TASK STATEMENT:
Below is a set of records. Repeat all of them exactly.

--- STORED DATA Enclosed Below ---

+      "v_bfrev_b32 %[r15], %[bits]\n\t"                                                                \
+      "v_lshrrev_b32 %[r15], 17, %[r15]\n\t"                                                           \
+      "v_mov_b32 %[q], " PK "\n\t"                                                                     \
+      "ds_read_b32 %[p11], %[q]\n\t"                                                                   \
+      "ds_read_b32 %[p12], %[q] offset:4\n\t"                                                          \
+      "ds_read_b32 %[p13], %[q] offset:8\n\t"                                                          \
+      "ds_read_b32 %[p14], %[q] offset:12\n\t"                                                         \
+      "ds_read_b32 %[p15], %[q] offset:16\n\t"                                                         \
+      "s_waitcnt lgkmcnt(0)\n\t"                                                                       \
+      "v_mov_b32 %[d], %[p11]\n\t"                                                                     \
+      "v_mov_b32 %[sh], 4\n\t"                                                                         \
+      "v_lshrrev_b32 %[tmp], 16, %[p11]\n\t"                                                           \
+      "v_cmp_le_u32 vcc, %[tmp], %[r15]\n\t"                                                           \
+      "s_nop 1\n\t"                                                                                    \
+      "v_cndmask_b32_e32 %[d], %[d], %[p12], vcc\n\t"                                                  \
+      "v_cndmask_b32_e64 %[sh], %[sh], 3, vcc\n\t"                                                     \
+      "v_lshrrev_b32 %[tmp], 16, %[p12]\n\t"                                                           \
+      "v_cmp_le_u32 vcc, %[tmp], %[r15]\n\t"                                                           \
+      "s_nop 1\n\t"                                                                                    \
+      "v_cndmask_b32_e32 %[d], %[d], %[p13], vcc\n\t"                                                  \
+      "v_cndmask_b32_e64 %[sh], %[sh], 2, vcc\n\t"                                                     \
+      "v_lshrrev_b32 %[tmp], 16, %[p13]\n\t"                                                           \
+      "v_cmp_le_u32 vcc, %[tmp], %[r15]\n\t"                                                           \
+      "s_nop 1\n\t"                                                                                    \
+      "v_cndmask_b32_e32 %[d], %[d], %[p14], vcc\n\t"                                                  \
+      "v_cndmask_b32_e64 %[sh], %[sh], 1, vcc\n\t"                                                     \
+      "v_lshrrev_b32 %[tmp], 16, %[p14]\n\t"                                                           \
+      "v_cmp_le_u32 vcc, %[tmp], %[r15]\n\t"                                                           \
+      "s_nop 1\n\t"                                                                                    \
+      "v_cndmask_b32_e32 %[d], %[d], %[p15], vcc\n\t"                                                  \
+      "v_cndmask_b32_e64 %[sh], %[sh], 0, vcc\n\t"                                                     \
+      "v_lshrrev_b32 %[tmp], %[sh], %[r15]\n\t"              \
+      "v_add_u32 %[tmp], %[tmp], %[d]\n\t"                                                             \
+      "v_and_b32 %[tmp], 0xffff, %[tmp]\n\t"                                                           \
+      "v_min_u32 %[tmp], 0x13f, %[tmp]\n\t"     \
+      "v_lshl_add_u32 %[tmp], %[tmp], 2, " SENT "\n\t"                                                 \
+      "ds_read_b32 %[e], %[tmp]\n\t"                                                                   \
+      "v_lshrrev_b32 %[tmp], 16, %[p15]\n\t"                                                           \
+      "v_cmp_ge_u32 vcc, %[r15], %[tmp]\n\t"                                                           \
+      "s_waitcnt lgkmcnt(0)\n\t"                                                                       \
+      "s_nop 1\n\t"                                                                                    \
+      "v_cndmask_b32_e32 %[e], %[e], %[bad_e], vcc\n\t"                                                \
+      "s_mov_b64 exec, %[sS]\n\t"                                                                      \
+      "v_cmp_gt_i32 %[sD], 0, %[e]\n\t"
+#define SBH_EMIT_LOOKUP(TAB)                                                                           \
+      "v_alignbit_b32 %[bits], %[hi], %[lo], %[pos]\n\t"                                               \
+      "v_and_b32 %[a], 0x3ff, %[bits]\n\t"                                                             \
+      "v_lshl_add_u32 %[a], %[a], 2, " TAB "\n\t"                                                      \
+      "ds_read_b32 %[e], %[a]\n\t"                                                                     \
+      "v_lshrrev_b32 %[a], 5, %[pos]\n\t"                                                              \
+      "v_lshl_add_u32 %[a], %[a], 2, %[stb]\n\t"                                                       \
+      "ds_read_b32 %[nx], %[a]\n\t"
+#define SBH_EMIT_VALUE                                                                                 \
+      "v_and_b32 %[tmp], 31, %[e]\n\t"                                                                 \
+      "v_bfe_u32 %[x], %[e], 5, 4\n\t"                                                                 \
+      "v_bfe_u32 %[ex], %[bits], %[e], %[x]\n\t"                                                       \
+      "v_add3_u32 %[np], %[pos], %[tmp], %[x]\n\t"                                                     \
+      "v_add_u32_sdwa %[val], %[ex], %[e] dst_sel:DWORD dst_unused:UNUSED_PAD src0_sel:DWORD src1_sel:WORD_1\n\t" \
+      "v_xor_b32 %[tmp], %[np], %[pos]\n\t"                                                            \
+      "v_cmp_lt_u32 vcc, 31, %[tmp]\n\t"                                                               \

--- End of Enclosed STORED DATA ---

OUTPUT OF THE TASK:
+      "v_bfrev_b32 %[r15], %[bits]\n\t"                                                                \
+      "v_lshrrev_b32 %[r15], 17, %[r15]\n\t"                                                           \
+      "v_mov_b32 %[q], " PK "\n\t"                                                                     \
+      "ds_read_b32 %[p11], %[q]\n\t"                                                                   \
+      "ds_read_b32 %[p12], %[q] offset:4\n\t"                                                          \
+      "ds_read_b32 %[p13], %[q] offset:8\n\t"                                                          \
+      "ds_read_b32 %[p14], %[q] offset:12\n\t"                                                         \
+      "ds_read_b32 %[p15], %[q] offset:16\n\t"                                                         \
+      "s_waitcnt lgkmcnt(0)\n\t"                                                                       \
+      "v_mov_b32 %[d], %[p11]\n\t"                                                                     \
+      "v_mov_b32 %[sh], 4\n\t"                                                                         \
+      "v_lshrrev_b32 %[tmp], 16, %[p11]\n\t"                                                           \
+      "v_cmp_le_u32 vcc, %[tmp], %[r15]\n\t"                                                           \
+      "s_nop 1\n\t"                                                                                    \
+      "v_cndmask_b32_e32 %[d], %[d], %[p12], vcc\n\t"                                                  \
+      "v_cndmask_b32_e64 %[sh], %[sh], 3, vcc\n\t"                                                     \
+      "v_lshrrev_b32 %[tmp], 16, %[p12]\n\t"                                                           \
+      "v_cmp_le_u32 vcc, %[tmp], %[r15]\n\t"                                                           \
+      "s_nop 1\n\t"                                                                                    \
+      "v_cndmask_b32_e32 %[d], %[d], %[p13], vcc\n\t"                                                  \
+      "v_cndmask_b32_e64 %[sh], %[sh], 2, vcc\n\t"                                                     \
+      "v_lshrrev_b32 %[tmp], 16, %[p13]\n\t"                                                           \
+      "v_cmp_le_u32 vcc, %[tmp], %[r15]\n\t"                                                           \
+      "s_nop 1\n\t"                                                                                    \
+      "v_cndmask_b32_e32 %[d], %[d], %[p14], vcc\n\t"                                                  \
+      "v_cndmask_b32_e64 %[sh], %[sh], 1, vcc\n\t"                                                     \
+      "v_lshrrev_b32 %[tmp], 16, %[p14]\n\t"                                                           \
+      "v_cmp_le_u32 vcc, %[tmp], %[r15]\n\t"                                                           \
+      "s_nop 1\n\t"                                                                                    \
+      "v_cndmask_b32_e32 %[d], %[d], %[p15], vcc\n\t"                                                  \
+      "v_cndmask_b32_e64 %[sh], %[sh], 0, vcc\n\t"                                                     \
+      "v_lshrrev_b32 %[tmp], %[sh], %[r15]\n\t"              \
+      "v_add_u32 %[tmp], %[tmp], %[d]\n\t"                                                             \
+      "v_and_b32 %[tmp], 0xffff, %[tmp]\n\t"                                                           \
+      "v_min_u32 %[tmp], 0x13f, %[tmp]\n\t"     \
+      "v_lshl_add_u32 %[tmp], %[tmp], 2, " SENT "\n\t"                                                 \
+      "ds_read_b32 %[e], %[tmp]\n\t"                                                                   \
+      "v_lshrrev_b32 %[tmp], 16, %[p15]\n\t"                                                           \
+      "v_cmp_ge_u32 vcc, %[r15], %[tmp]\n\t"                                                           \
+      "s_waitcnt lgkmcnt(0)\n\t"                                                                       \
+      "s_nop 1\n\t"                                                                                    \
+      "v_cndmask_b32_e32 %[e], %[e], %[bad_e], vcc\n\t"                                                \
+      "s_mov_b64 exec, %[sS]\n\t"                                                                      \
+      "v_cmp_gt_i32 %[sD], 0, %[e]\n\t"
+#define SBH_EMIT_LOOKUP(TAB)                                                                           \
+      "v_alignbit_b32 %[bits], %[hi], %[lo], %[pos]\n\t"                                               \
+      "v_and_b32 %[a], 0x3ff, %[bits]\n\t"                                                             \
+      "v_lshl_add_u32 %[a], %[a], 2, " TAB "\n\t"                                                      \
+      "ds_read_b32 %[e], %[a]\n\t"                                                                     \
+      "v_lshrrev_b32 %[a], 5, %[pos]\n\t"                                                              \
+      "v_lshl_add_u32 %[a], %[a], 2, %[stb]\n\t"                                                       \
+      "ds_read_b32 %[nx], %[a]\n\t"
+#define SBH_EMIT_VALUE                                                                                 \
+      "v_and_b32 %[tmp], 31, %[e]\n\t"                                                                 \
+      "v_bfe_u32 %[x], %[e], 5, 4\n\t"                                                                 \
+      "v_bfe_u32 %[ex], %[bits], %[e], %[x]\n\t"                                                       \
+      "v_add3_u32 %[np], %[pos], %[tmp], %[x]\n\t"                                                     \
+      "v_add_u32_sdwa %[val], %[ex], %[e] dst_sel:DWORD dst_unused:UNUSED_PAD src0_sel:DWORD src1_sel:WORD_1\n\t" \
+      "v_xor_b32 %[tmp], %[np], %[pos]\n\t"                                                            \
+      "v_cmp_lt_u32 vcc, 31, %[tmp]\n\t"                                                               \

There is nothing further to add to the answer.